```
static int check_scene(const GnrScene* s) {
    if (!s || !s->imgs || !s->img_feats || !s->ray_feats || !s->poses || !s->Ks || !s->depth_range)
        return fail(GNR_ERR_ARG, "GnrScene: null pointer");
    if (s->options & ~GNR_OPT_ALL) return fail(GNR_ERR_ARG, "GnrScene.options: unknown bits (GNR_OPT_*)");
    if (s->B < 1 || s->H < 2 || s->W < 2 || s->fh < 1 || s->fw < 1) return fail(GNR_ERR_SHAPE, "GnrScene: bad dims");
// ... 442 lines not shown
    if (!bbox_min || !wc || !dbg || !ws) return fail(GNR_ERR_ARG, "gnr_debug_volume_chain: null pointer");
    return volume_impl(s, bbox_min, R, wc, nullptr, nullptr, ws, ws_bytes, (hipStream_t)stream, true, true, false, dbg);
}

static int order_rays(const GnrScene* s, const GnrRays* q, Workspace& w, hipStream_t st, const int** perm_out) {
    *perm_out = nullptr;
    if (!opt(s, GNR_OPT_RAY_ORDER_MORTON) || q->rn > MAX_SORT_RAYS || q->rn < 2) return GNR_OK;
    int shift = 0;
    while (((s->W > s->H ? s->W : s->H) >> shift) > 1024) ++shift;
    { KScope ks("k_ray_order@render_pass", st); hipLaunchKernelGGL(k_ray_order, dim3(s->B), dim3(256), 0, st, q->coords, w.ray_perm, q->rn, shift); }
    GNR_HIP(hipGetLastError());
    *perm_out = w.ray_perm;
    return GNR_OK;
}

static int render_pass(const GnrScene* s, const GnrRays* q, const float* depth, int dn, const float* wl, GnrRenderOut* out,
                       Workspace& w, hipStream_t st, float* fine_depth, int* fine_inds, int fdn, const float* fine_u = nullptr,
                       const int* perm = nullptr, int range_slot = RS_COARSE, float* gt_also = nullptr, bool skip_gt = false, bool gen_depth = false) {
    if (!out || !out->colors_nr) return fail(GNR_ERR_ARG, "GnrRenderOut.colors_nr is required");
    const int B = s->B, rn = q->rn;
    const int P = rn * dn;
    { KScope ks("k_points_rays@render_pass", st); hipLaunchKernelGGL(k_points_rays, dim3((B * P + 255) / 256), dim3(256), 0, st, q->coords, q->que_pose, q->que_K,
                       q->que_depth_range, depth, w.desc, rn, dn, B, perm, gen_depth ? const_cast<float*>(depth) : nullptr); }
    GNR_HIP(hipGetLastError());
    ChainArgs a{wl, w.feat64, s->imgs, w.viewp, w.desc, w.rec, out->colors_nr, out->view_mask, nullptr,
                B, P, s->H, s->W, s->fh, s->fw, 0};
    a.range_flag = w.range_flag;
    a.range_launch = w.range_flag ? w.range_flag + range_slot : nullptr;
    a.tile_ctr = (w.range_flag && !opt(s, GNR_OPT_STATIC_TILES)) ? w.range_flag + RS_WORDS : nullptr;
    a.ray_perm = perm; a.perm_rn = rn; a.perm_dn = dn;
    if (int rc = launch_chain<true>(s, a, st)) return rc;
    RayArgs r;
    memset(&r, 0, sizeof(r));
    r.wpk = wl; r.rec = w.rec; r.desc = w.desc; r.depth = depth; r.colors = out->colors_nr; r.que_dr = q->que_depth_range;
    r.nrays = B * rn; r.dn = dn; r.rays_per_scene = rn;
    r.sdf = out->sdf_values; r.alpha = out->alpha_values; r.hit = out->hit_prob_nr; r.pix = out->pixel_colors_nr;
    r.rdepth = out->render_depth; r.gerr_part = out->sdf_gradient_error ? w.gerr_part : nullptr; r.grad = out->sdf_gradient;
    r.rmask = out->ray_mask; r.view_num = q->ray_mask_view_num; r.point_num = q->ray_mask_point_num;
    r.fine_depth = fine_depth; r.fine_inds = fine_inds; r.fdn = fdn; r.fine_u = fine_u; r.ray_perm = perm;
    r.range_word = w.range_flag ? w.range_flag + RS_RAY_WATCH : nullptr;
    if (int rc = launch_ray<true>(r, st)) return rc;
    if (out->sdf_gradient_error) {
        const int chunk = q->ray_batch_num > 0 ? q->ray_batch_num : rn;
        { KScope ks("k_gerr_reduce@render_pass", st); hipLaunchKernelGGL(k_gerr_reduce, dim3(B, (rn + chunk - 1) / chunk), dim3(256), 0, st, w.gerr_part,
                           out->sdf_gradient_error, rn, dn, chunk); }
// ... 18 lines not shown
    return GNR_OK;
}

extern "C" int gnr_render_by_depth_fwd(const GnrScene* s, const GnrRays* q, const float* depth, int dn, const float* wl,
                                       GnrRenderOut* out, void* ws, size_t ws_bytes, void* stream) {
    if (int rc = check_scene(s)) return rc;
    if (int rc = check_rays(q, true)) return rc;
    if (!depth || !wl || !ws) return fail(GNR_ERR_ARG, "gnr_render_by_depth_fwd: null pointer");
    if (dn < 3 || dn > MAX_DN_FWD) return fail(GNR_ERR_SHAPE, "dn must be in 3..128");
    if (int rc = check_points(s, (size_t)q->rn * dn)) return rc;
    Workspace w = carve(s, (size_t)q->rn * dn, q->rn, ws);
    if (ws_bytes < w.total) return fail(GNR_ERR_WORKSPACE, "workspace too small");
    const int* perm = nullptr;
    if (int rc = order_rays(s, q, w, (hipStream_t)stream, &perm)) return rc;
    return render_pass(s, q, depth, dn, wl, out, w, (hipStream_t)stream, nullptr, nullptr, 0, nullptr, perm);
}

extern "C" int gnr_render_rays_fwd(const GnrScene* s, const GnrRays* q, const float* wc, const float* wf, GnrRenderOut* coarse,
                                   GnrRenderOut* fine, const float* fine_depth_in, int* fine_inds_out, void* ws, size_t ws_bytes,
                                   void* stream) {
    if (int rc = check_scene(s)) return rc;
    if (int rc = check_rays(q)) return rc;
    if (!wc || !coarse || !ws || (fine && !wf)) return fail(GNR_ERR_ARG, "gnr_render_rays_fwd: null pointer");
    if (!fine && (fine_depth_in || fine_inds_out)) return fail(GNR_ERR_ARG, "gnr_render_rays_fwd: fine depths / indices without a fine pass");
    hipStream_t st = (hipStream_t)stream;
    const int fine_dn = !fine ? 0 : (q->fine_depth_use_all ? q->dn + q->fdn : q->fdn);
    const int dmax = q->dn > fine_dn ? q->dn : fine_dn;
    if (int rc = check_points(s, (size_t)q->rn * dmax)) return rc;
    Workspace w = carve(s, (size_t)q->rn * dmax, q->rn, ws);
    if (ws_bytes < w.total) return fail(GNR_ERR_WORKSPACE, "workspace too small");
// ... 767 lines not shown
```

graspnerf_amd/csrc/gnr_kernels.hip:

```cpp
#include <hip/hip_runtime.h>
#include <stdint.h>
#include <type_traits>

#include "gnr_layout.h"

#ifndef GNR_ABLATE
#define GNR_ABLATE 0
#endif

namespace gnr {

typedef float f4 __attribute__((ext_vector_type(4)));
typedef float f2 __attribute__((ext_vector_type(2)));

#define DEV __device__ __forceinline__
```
● ● ● ●
_WHAT NEEDS TO BE DONE_
Word for word, write out all of the entries.

_RESPONSE TO THE EXERCISE_
```
static int check_scene(const GnrScene* s) {
    if (!s || !s->imgs || !s->img_feats || !s->ray_feats || !s->poses || !s->Ks || !s->depth_range)
        return fail(GNR_ERR_ARG, "GnrScene: null pointer");
    if (s->options & ~GNR_OPT_ALL) return fail(GNR_ERR_ARG, "GnrScene.options: unknown bits (GNR_OPT_*)");
    if (s->B < 1 || s->H < 2 || s->W < 2 || s->fh < 1 || s->fw < 1) return fail(GNR_ERR_SHAPE, "GnrScene: bad dims");
// ... 442 lines not shown
    if (!bbox_min || !wc || !dbg || !ws) return fail(GNR_ERR_ARG, "gnr_debug_volume_chain: null pointer");
    return volume_impl(s, bbox_min, R, wc, nullptr, nullptr, ws, ws_bytes, (hipStream_t)stream, true, true, false, dbg);
}

static int order_rays(const GnrScene* s, const GnrRays* q, Workspace& w, hipStream_t st, const int** perm_out) {
    *perm_out = nullptr;
    if (!opt(s, GNR_OPT_RAY_ORDER_MORTON) || q->rn > MAX_SORT_RAYS || q->rn < 2) return GNR_OK;
    int shift = 0;
    while (((s->W > s->H ? s->W : s->H) >> shift) > 1024) ++shift;
    { KScope ks("k_ray_order@render_pass", st); hipLaunchKernelGGL(k_ray_order, dim3(s->B), dim3(256), 0, st, q->coords, w.ray_perm, q->rn, shift); }
    GNR_HIP(hipGetLastError());
    *perm_out = w.ray_perm;
    return GNR_OK;
}

static int render_pass(const GnrScene* s, const GnrRays* q, const float* depth, int dn, const float* wl, GnrRenderOut* out,
                       Workspace& w, hipStream_t st, float* fine_depth, int* fine_inds, int fdn, const float* fine_u = nullptr,
                       const int* perm = nullptr, int range_slot = RS_COARSE, float* gt_also = nullptr, bool skip_gt = false, bool gen_depth = false) {
    if (!out || !out->colors_nr) return fail(GNR_ERR_ARG, "GnrRenderOut.colors_nr is required");
    const int B = s->B, rn = q->rn;
    const int P = rn * dn;
    { KScope ks("k_points_rays@render_pass", st); hipLaunchKernelGGL(k_points_rays, dim3((B * P + 255) / 256), dim3(256), 0, st, q->coords, q->que_pose, q->que_K,
                       q->que_depth_range, depth, w.desc, rn, dn, B, perm, gen_depth ? const_cast<float*>(depth) : nullptr); }
    GNR_HIP(hipGetLastError());
    ChainArgs a{wl, w.feat64, s->imgs, w.viewp, w.desc, w.rec, out->colors_nr, out->view_mask, nullptr,
                B, P, s->H, s->W, s->fh, s->fw, 0};
    a.range_flag = w.range_flag;
    a.range_launch = w.range_flag ? w.range_flag + range_slot : nullptr;
    a.tile_ctr = (w.range_flag && !opt(s, GNR_OPT_STATIC_TILES)) ? w.range_flag + RS_WORDS : nullptr;
    a.ray_perm = perm; a.perm_rn = rn; a.perm_dn = dn;
    if (int rc = launch_chain<true>(s, a, st)) return rc;
    RayArgs r;
    memset(&r, 0, sizeof(r));
    r.wpk = wl; r.rec = w.rec; r.desc = w.desc; r.depth = depth; r.colors = out->colors_nr; r.que_dr = q->que_depth_range;
    r.nrays = B * rn; r.dn = dn; r.rays_per_scene = rn;
    r.sdf = out->sdf_values; r.alpha = out->alpha_values; r.hit = out->hit_prob_nr; r.pix = out->pixel_colors_nr;
    r.rdepth = out->render_depth; r.gerr_part = out->sdf_gradient_error ? w.gerr_part : nullptr; r.grad = out->sdf_gradient;
    r.rmask = out->ray_mask; r.view_num = q->ray_mask_view_num; r.point_num = q->ray_mask_point_num;
    r.fine_depth = fine_depth; r.fine_inds = fine_inds; r.fdn = fdn; r.fine_u = fine_u; r.ray_perm = perm;
    r.range_word = w.range_flag ? w.range_flag + RS_RAY_WATCH : nullptr;
    if (int rc = launch_ray<true>(r, st)) return rc;
    if (out->sdf_gradient_error) {
        const int chunk = q->ray_batch_num > 0 ? q->ray_batch_num : rn;
        { KScope ks("k_gerr_reduce@render_pass", st); hipLaunchKernelGGL(k_gerr_reduce, dim3(B, (rn + chunk - 1) / chunk), dim3(256), 0, st, w.gerr_part,
                           out->sdf_gradient_error, rn, dn, chunk); }
// ... 18 lines not shown
    return GNR_OK;
}

extern "C" int gnr_render_by_depth_fwd(const GnrScene* s, const GnrRays* q, const float* depth, int dn, const float* wl,
                                       GnrRenderOut* out, void* ws, size_t ws_bytes, void* stream) {
    if (int rc = check_scene(s)) return rc;
    if (int rc = check_rays(q, true)) return rc;
    if (!depth || !wl || !ws) return fail(GNR_ERR_ARG, "gnr_render_by_depth_fwd: null pointer");
    if (dn < 3 || dn > MAX_DN_FWD) return fail(GNR_ERR_SHAPE, "dn must be in 3..128");
    if (int rc = check_points(s, (size_t)q->rn * dn)) return rc;
    Workspace w = carve(s, (size_t)q->rn * dn, q->rn, ws);
    if (ws_bytes < w.total) return fail(GNR_ERR_WORKSPACE, "workspace too small");
    const int* perm = nullptr;
    if (int rc = order_rays(s, q, w, (hipStream_t)stream, &perm)) return rc;
    return render_pass(s, q, depth, dn, wl, out, w, (hipStream_t)stream, nullptr, nullptr, 0, nullptr, perm);
}

extern "C" int gnr_render_rays_fwd(const GnrScene* s, const GnrRays* q, const float* wc, const float* wf, GnrRenderOut* coarse,
                                   GnrRenderOut* fine, const float* fine_depth_in, int* fine_inds_out, void* ws, size_t ws_bytes,
                                   void* stream) {
    if (int rc = check_scene(s)) return rc;
    if (int rc = check_rays(q)) return rc;
    if (!wc || !coarse || !ws || (fine && !wf)) return fail(GNR_ERR_ARG, "gnr_render_rays_fwd: null pointer");
    if (!fine && (fine_depth_in || fine_inds_out)) return fail(GNR_ERR_ARG, "gnr_render_rays_fwd: fine depths / indices without a fine pass");
    hipStream_t st = (hipStream_t)stream;
    const int fine_dn = !fine ? 0 : (q->fine_depth_use_all ? q->dn + q->fdn : q->fdn);
    const int dmax = q->dn > fine_dn ? q->dn : fine_dn;
    if (int rc = check_points(s, (size_t)q->rn * dmax)) return rc;
    Workspace w = carve(s, (size_t)q->rn * dmax, q->rn, ws);
    if (ws_bytes < w.total) return fail(GNR_ERR_WORKSPACE, "workspace too small");
// ... 767 lines not shown
```

graspnerf_amd/csrc/gnr_kernels.hip:

```cpp
#include <hip/hip_runtime.h>
#include <stdint.h>
#include <type_traits>

#include "gnr_layout.h"

#ifndef GNR_ABLATE
#define GNR_ABLATE 0
#endif

namespace gnr {

typedef float f4 __attribute__((ext_vector_type(4)));
typedef float f2 __attribute__((ext_vector_type(2)));

#define DEV __device__ __forceinline__
```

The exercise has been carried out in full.